Merge all hard negatives files:
cat $PROCESSED_DIR/msmarco/t5/*.hn.jsonl > $PROCESSED_DIR/msmarco/t5/train.hn.jsonl
Split it:
(in the processed dir)
tail -n 500 train.hn.jsonl > val.hn.jsonl
head -n 502439 train.hn.jsonl > train.new.hn.jsonl
Train with hard negatives:
python -m openmatch.driver.train_dr \
--output_dir $CHECKPOINT_DIR/msmarco/t5_s2 \
--model_name_or_path $CHECKPOINT_DIR/msmarco/t5 \ # start from stage 1 checkpoint
--do_train \
--save_steps 20000 \
--eval_steps 20000 \
--train_path $PROCESSED_DIR/msmarco/t5/train.new.hn.jsonl \
--eval_path $PROCESSED_DIR/msmarco/t5/val.hn.jsonl \
--fp16 \
--per_device_train_batch_size 8 \
--train_n_passages 8 \
--learning_rate 5e-6 \
--q_max_len 32 \
--p_max_len 128 \
--num_train_epochs 3 \
--logging_dir $LOG_DIR/msmarco/t5_s2 \
--evaluation_strategy steps
Finally, perform retrieval on the official dev set:
python -m openmatch.driver.build_index \
--output_dir $EMBEDDING_DIR/msmarco/t5_s2/ \ # for embeddings
--model_name_or_path $CHECKPOINT_DIR/msmarco/t5_s2 \
--per_device_eval_batch_size 256 \
--corpus_path $COLLECTION_DIR/marco/corpus.tsv \
--doc_template "Title: <title> Text: <text>" \
--doc_column_names id,title,text \
--q_max_len 32 \
--p_max_len 128 \
--fp16 \
--dataloader_num_workers 1
python -m openmatch.driver.retrieve \
--output_dir $EMBEDDING_DIR/msmarco/t5_s2/ \
--model_name_or_path $CHECKPOINT_DIR/msmarco/t5_s2 \
--per_device_eval_batch_size 256 \
--query_path $COLLECTION_DIR/marco/dev.query.txt \
--query_template "<text>" \
--query_column_names id,text \
--q_max_len 32 \
--fp16 \
--trec_save_path $RESULT_DIR/marco/t5-s2/dev.trec \ # TrecRun file for retrieval result
--dataloader_num_workers 1
Retrieval result evaluation¶
After the training and evaluation step, you can evaluate your retrieval result using the evaluation script provided and the trec file generated above:
python scripts/evaluate.py \
-m <your evaluation measure> \ # e.g. mrr.10
<your dev qrels file> \
$RESULT_DIR/marco/t5-s2/dev.trec
Notes¶
T5 weights scaling¶
It’s recommended to first scale the weights of T5 using scripts/scale_t5_weights.py before using it.
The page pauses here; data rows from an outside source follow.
# IST-DASLab/gptq-gguf-toolkit

Measured on AMD Instinct MI355X. Metric: Mparams/s GPTQ-quantized, higher is better.
Workload: dtype f32; 1 GPU; llama3-8b-block-q4k: 7 Linears of one block (218.1 M params), 128x2048-token calibration fed per sequence through the package's BlockSchedule, block_size 128, rel_damp 0.01, nstep 20; calib_seqs_per_rank=128, parallelism=calib-dp1+matrix-fanout, owners=rank0

## Files before the change

### gptq-gguf-toolkit_amd/csrc/gq_gemm3p.hpp

```cpp
#pragma once
#include <algorithm>
#include <atomic>
#include <vector>

#include "gq_common.hpp"

namespace gq {
namespace p3 {

constexpr int BLK = 8192;
constexpr int TILE = 256;
constexpr int SLOT_BYTES = 4 * BLK;
constexpr int LDS_BYTES = 4 * SLOT_BYTES;
constexpr int CPT = 8;
typedef float f32x4 __attribute__((ext_vector_type(4)));
typedef unsigned u32x4 __attribute__((ext_vector_type(4)));

__host__ __device__ __forceinline__ unsigned swz(int r) { return (0x78u >> (2 * ((r >> 2) & 3))) & 3u; }

__device__ __forceinline__ void split3(const float (&x)[8], uint4& p1, uint4& p2, uint4& p3) {
    unsigned a[8], b[8], c[8];
#pragma unroll
    for (int e = 0; e < 8; ++e) {
        const unsigned xb = __builtin_bit_cast(unsigned, x[e]);
        const unsigned x1 = xb & 0xffff0000u;
        const float xr = x[e] - __builtin_bit_cast(float, x1);
        const unsigned x2 = __builtin_bit_cast(unsigned, xr) & 0xffff0000u;
        const float xs = xr - __builtin_bit_cast(float, x2);
        a[e] = x1; b[e] = x2; c[e] = __builtin_bit_cast(unsigned, xs);
    }
    p1 = make_uint4(__builtin_amdgcn_perm(a[1], a[0], 0x07060302u), __builtin_amdgcn_perm(a[3], a[2], 0x07060302u),
                    __builtin_amdgcn_perm(a[5], a[4], 0x07060302u), __builtin_amdgcn_perm(a[7], a[6], 0x07060302u));
    p2 = make_uint4(__builtin_amdgcn_perm(b[1], b[0], 0x07060302u), __builtin_amdgcn_perm(b[3], b[2], 0x07060302u),
                    __builtin_amdgcn_perm(b[5], b[4], 0x07060302u), __builtin_amdgcn_perm(b[7], b[6], 0x07060302u));
    p3 = make_uint4(__builtin_amdgcn_perm(c[1], c[0], 0x07060302u), __builtin_amdgcn_perm(c[3], c[2], 0x07060302u),
                    __builtin_amdgcn_perm(c[5], c[4], 0x07060302u), __builtin_amdgcn_perm(c[7], c[6], 0x07060302u));
}
__device__ __forceinline__ float scale_from_max(unsigned maxbits, float& inv) {
    const int ex = (int)((maxbits >> 23) & 0xff);
    int e = (ex == 0 || ex == 0xff) ? 0 : 14 - (ex - 127);
    e = e > 100 ? 100 : (e < -100 ? -100 : e);
    inv = __builtin_bit_cast(float, (unsigned)(127 - e) << 23);
    return __builtin_bit_cast(float, (unsigned)(127 + e) << 23);
}
__device__ __forceinline__ void split2h(const float (&x)[8], float mult, uint4& p1, uint4& p2) {
    unsigned a[4], b[4];
#pragma unroll
    for (int e = 0; e < 4; ++e) {
        unsigned lo[2], hi[2];
#pragma unroll
        for (int u = 0; u < 2; ++u) {
            float v = x[2 * e + u] * mult;
            asm volatile("" : "+v"(v));
            const _Float16 h1 = (_Float16)v;
            float r = v - (float)h1;
            asm volatile("" : "+v"(r));
            const _Float16 h2 = (_Float16)r;
            lo[u] = (unsigned)__builtin_bit_cast(uint16_t, h1);
            hi[u] = (unsigned)__builtin_bit_cast(uint16_t, h2);
        }
        a[e] = lo[0] | (lo[1] << 16);
        b[e] = hi[0] | (hi[1] << 16);
    }
    p1 = make_uint4(a[0], a[1], a[2], a[3]);
    p2 = make_uint4(b[0], b[1], b[2], b[3]);
}

template <int NP, bool TRANS>
__global__ __launch_bounds__(256) void split_kernel(const float* __restrict__ S, int64_t ld, int KC, int tri, int rev,
                                                    unsigned char* __restrict__ img, const unsigned* __restrict__ rmax,
                                                    float* __restrict__ inv_scale) {
    __shared__ float T[TRANS ? 32 : 1][TRANS ? 132 : 1];
    const int c = blockIdx.x, pn = blockIdx.y, tid = threadIdx.x;
    const int kblk = c >> 2;
    const bool zero = (tri == 1 && kblk > pn) || (tri == 2 && kblk < pn);
    if constexpr (TRANS) {
        if (!zero) {
#pragma unroll
            for (int u = 0; u < 4; ++u) {
                const int idx = tid + u * 256, kk = idx >> 5, r4 = (idx & 31) * 4;
                const float4 v = *reinterpret_cast<const float4*>(S + (int64_t)(32 * c + kk) * ld + 128 * pn + r4);
                T[kk][r4] = v.x; T[kk][r4 + 1] = v.y; T[kk][r4 + 2] = v.z; T[kk][r4 + 3] = v.w;
            }
        }
        __syncthreads();
    }
    unsigned char* out = img + ((size_t)pn * KC + (rev ? KC - 1 - c : c)) * (size_t)(NP * BLK);
#pragma unroll
    for (int u = 0; u < 2; ++u) {
        const int p = tid + u * 256, r = p >> 2, kc = (p & 3) ^ (int)swz(r);
        float x[8];
        if (zero) {
#pragma unroll
            for (int e = 0; e < 8; ++e) x[e] = 0.0f;
        } else if constexpr (TRANS) {
#pragma unroll
            for (int e = 0; e < 8; ++e) x[e] = T[8 * kc + e][r];
        } else {
            const float* src = S + (int64_t)(128 * pn + r) * ld + 32 * c + 8 * kc;
            const float4 v0 = *reinterpret_cast<const float4*>(src), v1 = *reinterpret_cast<const float4*>(src + 4);
            x[0] = v0.x; x[1] = v0.y; x[2] = v0.z; x[3] = v0.w; x[4] = v1.x; x[5] = v1.y; x[6] = v1.z; x[7] = v1.w;
        }
        if constexpr (NP == 3) {
            uint4 p1, p2, p3;
            split3(x, p1, p2, p3);
            *reinterpret_cast<uint4*>(out + p * 16) = p1;
            *reinterpret_cast<uint4*>(out + BLK + p * 16) = p2;
            *reinterpret_cast<uint4*>(out + 2 * BLK + p * 16) = p3;
        } else {
            float inv;
            const float mult = scale_from_max(rmax[128 * pn + r], inv);
            if (c == 0 && (p & 3) == 0) inv_scale[128 * pn + r] = inv;
            uint4 p1, p2;
            split2h(x, mult, p1, p2);
            *reinterpret_cast<uint4*>(out + p * 16) = p1;
            *reinterpret_cast<uint4*>(out + BLK + p * 16) = p2;
        }
    }
}

template <bool TRANS>
__global__ __launch_bounds__(256) void row_absmax_kernel(const float* __restrict__ S, int64_t ld, int tri,
                                                         unsigned* __restrict__ rmax) {
    const int kb = blockIdx.x, pn = blockIdx.y, tid = threadIdx.x;
    if ((tri == 1 && kb > pn) || (tri == 2 && kb < pn)) return;
    __shared__ unsigned part[128];
    if (tid < 128) part[tid] = 0u;
    __syncthreads();
    if constexpr (TRANS) {
        float m0 = 0.f, m1 = 0.f, m2 = 0.f, m3 = 0.f;
        const int r4 = (tid & 31) * 4;
#pragma unroll 4
        for (int kk = tid >> 5; kk < 128; kk += 8) {
            const float4 v = *reinterpret_cast<const float4*>(S + (int64_t)(128 * kb + kk) * ld + 128 * pn + r4);
            m0 = fmaxf(m0, fabsf(v.x)); m1 = fmaxf(m1, fabsf(v.y)); m2 = fmaxf(m2, fabsf(v.z)); m3 = fmaxf(m3, fabsf(v.w));
        }
        atomicMax(&part[r4], __builtin_bit_cast(unsigned, m0));
        atomicMax(&part[r4 + 1], __builtin_bit_cast(unsigned, m1));
        atomicMax(&part[r4 + 2], __builtin_bit_cast(unsigned, m2));
        atomicMax(&part[r4 + 3], __builtin_bit_cast(unsigned, m3));
    } else {
        const int r = tid >> 1, h = tid & 1;
        const float* src = S + (int64_t)(128 * pn + r) * ld + 128 * kb + 64 * h;
        float m = 0.f;
#pragma unroll 4
        for (int q = 0; q < 16; ++q) {
            const float4 v = *reinterpret_cast<const float4*>(src + 4 * q);
            m = fmaxf(m, fmaxf(fmaxf(fabsf(v.x), fabsf(v.y)), fmaxf(fabsf(v.z), fabsf(v.w))));
        }
        atomicMax(&part[r], __builtin_bit_cast(unsigned, m));
    }
    __syncthreads();
    if (tid < 128 && part[tid]) atomicMax(&rmax[128 * pn + tid], part[tid]);
}

struct Problem {
    const unsigned char* Aimg;
    const unsigned char* Bimg;
    uint32_t a_panel_bytes, b_panel_bytes;
    float* C;
    int64_t ldc;
    int mode;
    const float* row_scale;
    const float* col_scale;
    float* partial;
};
struct Group {
    Problem p[2];
    const uint32_t* table;
};
constexpr int T_UNITS = 260, NWG = 256;
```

The scaled version typically has a smoother optimization process. See scale-t5-weights.md for details.
Distributed training and inference¶
Use torch.distributed.launch to start training and inference distributedly (i.e. using multiple GPUs), like:
CUDA_VISIBLE_DEVICES=2,3 python -m torch.distributed.launch --nproc_per_node=2 --master_port 19286 -m openmatch.driver.train_dr/build_index ...
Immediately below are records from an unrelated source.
template <class V, bool GROUPS>
__device__ __forceinline__ uint32_t roots_kept_box4(const char* __restrict__ pair, const char* __restrict__ ax, const char* __restrict__ ay,
                                                    const char* __restrict__ az, const RayB& rb) {
  constexpr uint32_t NEXT = sizeof(RootBoxPair);
  const Float2 nx[2] = {*reinterpret_cast<const Float2*>(ax), *reinterpret_cast<const Float2*>(ax + NEXT)};
  const Float2 fx[2] = {*reinterpret_cast<const Float2*>(ax + 8), *reinterpret_cast<const Float2*>(ax + NEXT + 8)};
  const Float2 ny[2] = {*reinterpret_cast<const Float2*>(ay), *reinterpret_cast<const Float2*>(ay + NEXT)};
  const Float2 fy[2] = {*reinterpret_cast<const Float2*>(ay + 8), *reinterpret_cast<const Float2*>(ay + NEXT + 8)};
  const Float2 nz[2] = {*reinterpret_cast<const Float2*>(az), *reinterpret_cast<const Float2*>(az + NEXT)};
  const Float2 fz[2] = {*reinterpret_cast<const Float2*>(az + 8), *reinterpret_cast<const Float2*>(az + NEXT + 8)};
  uint32_t kept = 0u;
#pragma unroll
  for (int r = 0; r < 2; ++r) {
    const Float2 tnx = __builtin_elementwise_fma(nx[r], Float2(rb.ix), Float2(rb.cnx)), tny = __builtin_elementwise_fma(ny[r], Float2(rb.iy), Float2(rb.cny)),
                 tnz = __builtin_elementwise_fma(nz[r], Float2(rb.iz), Float2(rb.cnz));
    const Float2 tfx = __builtin_elementwise_fma(fx[r], Float2(rb.ix), Float2(rb.cfx)), tfy = __builtin_elementwise_fma(fy[r], Float2(rb.iy), Float2(rb.cfy)),
                 tfz = __builtin_elementwise_fma(fz[r], Float2(rb.iz), Float2(rb.cfz));
#pragma unroll
    for (int e = 0; e < 2; ++e) {
      const float tn = fmaxf(fmaxf(tnx[e], tny[e]), tnz[e]), tf = fminf(fminf(tfx[e], tfy[e]), tfz[e]);
      bool culled = fmaxf(tn, rb.t_lo) > fminf(tf, rb.t_hi);
      if constexpr (GROUPS) {
        const float line_only = (*reinterpret_cast<const Float2*>(pair + r * NEXT + 72))[e];
        culled = line_only != 0.0f ? tn > tf : culled;
      }
      kept |= culled ? 0u : (1u << (2 * r + e));
    }
  }
  return kept;
}

template <class V>
__device__ __forceinline__ void motion_root(V&, uint32_t) {}
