# Antiparadox/Spartan-BN254

Measured on AMD Instinct MI355X. Metric: msm_points_per_s, higher is better.
Workload: dtype u32; 1 GPU; synthetic BN254 G1 MSM, 2^20 uniform Fr scalars x distinct bases per GPU, inputs resident in HBM; steps_in_flight=6

## Files before the change

spartan-bn254_amd/csrc/sort2_kernels.cuh:

```cuda
#pragma once
#include "msm_kernels.cuh"
#include <utility>

namespace sbn {

struct S2Geom {
  size_t n;
  int c, W, P;
  int lo_log;
  int K;
  size_t half, gap;
};

template <int C, int SW = 8> struct S2Shape {
  static constexpr int BITS = SW == 8 ? 254 : 127;
  static constexpr int W0 = (BITS + C - 1) / C;
  static constexpr int W = W0 + ((BITS - (W0 - 1) * C) > C - 1 ? 1 : 0);
};
typedef uint32_t s2_u32x8 __attribute__((ext_vector_type(8)));
template <int C, int w> __device__ __forceinline__ int s2_digit(const s2_u32x8 k, uint32_t& carry) {
  constexpr int bit = w * C, limb = bit >> 5, sh = bit & 31;
  uint64_t x = 0;
  if constexpr (limb < 8) x = k[limb];
  if constexpr (limb + 1 < 8) x |= (uint64_t)k[limb + 1] << 32;
  const uint32_t raw = (uint32_t)(x >> sh) & ((1u << C) - 1u);
  const uint32_t v = raw + carry;
  if (v >= (1u << (C - 1))) { carry = 1; return (int)v - (1 << C); }
  carry = 0;
  return (int)v;
}
template <int SW = 8> __device__ __forceinline__ s2_u32x8 s2_load_scalar(const uint32_t* __restrict__ scalars, size_t t) {
  const uint4* p = reinterpret_cast<const uint4*>(scalars + (size_t)SW * t);
  const uint4 a = p[0], b = SW == 8 ? p[1] : make_uint4(0u, 0u, 0u, 0u);
  s2_u32x8 k; k[0] = a.x; k[1] = a.y; k[2] = a.z; k[3] = a.w; k[4] = b.x; k[5] = b.y; k[6] = b.z; k[7] = b.w;
  return k;
}
__device__ __forceinline__ bool s2_is_canonical(const s2_u32x8 k) { uint32_t kk[8]; for (int i = 0; i < 8; i++) kk[i] = k[i]; return fe_is_canonical<FrP>(kk); }

extern __shared__ uint32_t s2_lds[];

template <int C, int... Ws>
__device__ __forceinline__ void s2_count_scalar(const s2_u32x8 kk, int P, int lo_log, std::integer_sequence<int, Ws...>) {
  uint32_t carry = 0;
  auto one = [&](auto wc) {
    constexpr int w = decltype(wc)::value;
    const int d = s2_digit<C, w>(kk, carry);
    if (d != 0) atomicAdd(&s2_lds[w * P + (((d < 0 ? -d : d) - 1) >> lo_log)], 1u);
  };
  (one(std::integral_constant<int, Ws>{}), ...);
}
template <int C, int SPT, int SW = 8>
__global__ void __launch_bounds__(1024) k_s2_count(const uint32_t* __restrict__ scalars, S2Geom g, uint32_t* __restrict__ cntA, uint32_t* __restrict__ bad) {
  constexpr int W = S2Shape<C, SW>::W; constexpr int CH = 1024 * SPT;
  const int k = blockIdx.x, P = g.P;
  for (int j = threadIdx.x; j < W * P; j += 1024) s2_lds[j] = 0;
  __syncthreads();
  for (int i = 0; i < SPT; i++) {
    const size_t t = (size_t)k * CH + (size_t)i * 1024 + threadIdx.x;
    if (t >= g.n) break;
    const s2_u32x8 kk = s2_load_scalar<SW>(scalars, t);
    if (SW == 8 && !s2_is_canonical(kk)) atomicAdd(bad, 1u);
    s2_count_scalar<C>(kk, P, g.lo_log, std::make_integer_sequence<int, W>{});
  }
  __syncthreads();
  for (int j = threadIdx.x; j < W * P; j += 1024) cntA[(size_t)j * g.K + k] = s2_lds[j];
}

__device__ __forceinline__ uint32_t s2_block_scan(uint32_t v, uint32_t* tmp , uint32_t* total) {
  const int lane = threadIdx.x & 63, wv = threadIdx.x >> 6, nw = (blockDim.x + 63) >> 6;
  uint32_t inc = v;
#pragma unroll
  for (int d = 1; d < 64; d <<= 1) { const uint32_t o = __shfl_up(inc, d); if (lane >= d) inc += o; }
  if (lane == 63) tmp[wv] = inc;
  __syncthreads();
  if (threadIdx.x == 0) { uint32_t run = 0; for (int i = 0; i < nw; i++) { const uint32_t x = tmp[i]; tmp[i] = run; run += x; } tmp[16] = run; }
  __syncthreads();
  const uint32_t r = inc - v + tmp[wv];
  *total = tmp[16];
  __syncthreads();
  return r;
}
__global__ void __launch_bounds__(256) k_s2_prefix_k(uint32_t* __restrict__ cntA, int K, uint32_t* __restrict__ part_cnt) {
  __shared__ uint32_t tmp[17];
  uint32_t* row = cntA + (size_t)blockIdx.x * K;
  const int per = (K + 255) / 256, b0 = threadIdx.x * per;
  uint32_t sum = 0;
  for (int i = 0; i < per; i++) if (b0 + i < K) sum += row[b0 + i];
  uint32_t total; uint32_t run = s2_block_scan(sum, tmp, &total);
  for (int i = 0; i < per; i++) if (b0 + i < K) { const uint32_t v = row[b0 + i]; row[b0 + i] = run; run += v; }
  if (threadIdx.x == 0) part_cnt[blockIdx.x] = total;
}
__global__ void __launch_bounds__(1024) k_s2_prefix_hi(const uint32_t* __restrict__ part_cnt, int W, int P, uint32_t* __restrict__ part_off, uint32_t* __restrict__ sc_off) {
  __shared__ uint32_t tmp[17];
  __shared__ uint32_t wstart[32];
  const int n = W * P, per = (n + 1023) / 1024, i0 = (int)threadIdx.x * per, i1 = (i0 + per < n) ? i0 + per : n;
  uint32_t sv = 0, sk = 0;
  for (int i = i0; i < i1; i++) { const uint32_t v = part_cnt[i]; sv += v; sk += (v + S2_SUB - 1) / S2_SUB; }
  uint32_t tv, tk;
  uint32_t rv = s2_block_scan(sv, tmp, &tv), rk = s2_block_scan(sk, tmp, &tk);
  for (int i = i0; i < i1; i++) { const uint32_t v = part_cnt[i]; part_off[i] = rv; sc_off[i] = rk; rv += v; rk += (v + S2_SUB - 1) / S2_SUB; }
  if (threadIdx.x == 0) sc_off[(size_t)n] = tk;
  __syncthreads();
  if ((int)threadIdx.x < W) wstart[threadIdx.x] = part_off[(size_t)threadIdx.x * P];
  __syncthreads();
  for (int i = i0; i < i1; i++) part_off[i] -= wstart[i / P];
}
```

During distributed training, set --negatives_x_device flag on to share document embeddings through devices.
Search with GPU(s)¶
If you’ve installed faiss-gpu properly, then you can perform search on GPU(s) by setting the --use_gpu flag on in openmatch.driver.retrieve.
Issues with the dataloader¶
Currently setting --dataloader_num_workers greater than 1 will produce an error - the data will be duplicated. This is because we use IterableDataset, which has problems with vanilla multi-worker processing. We will fix it in the future.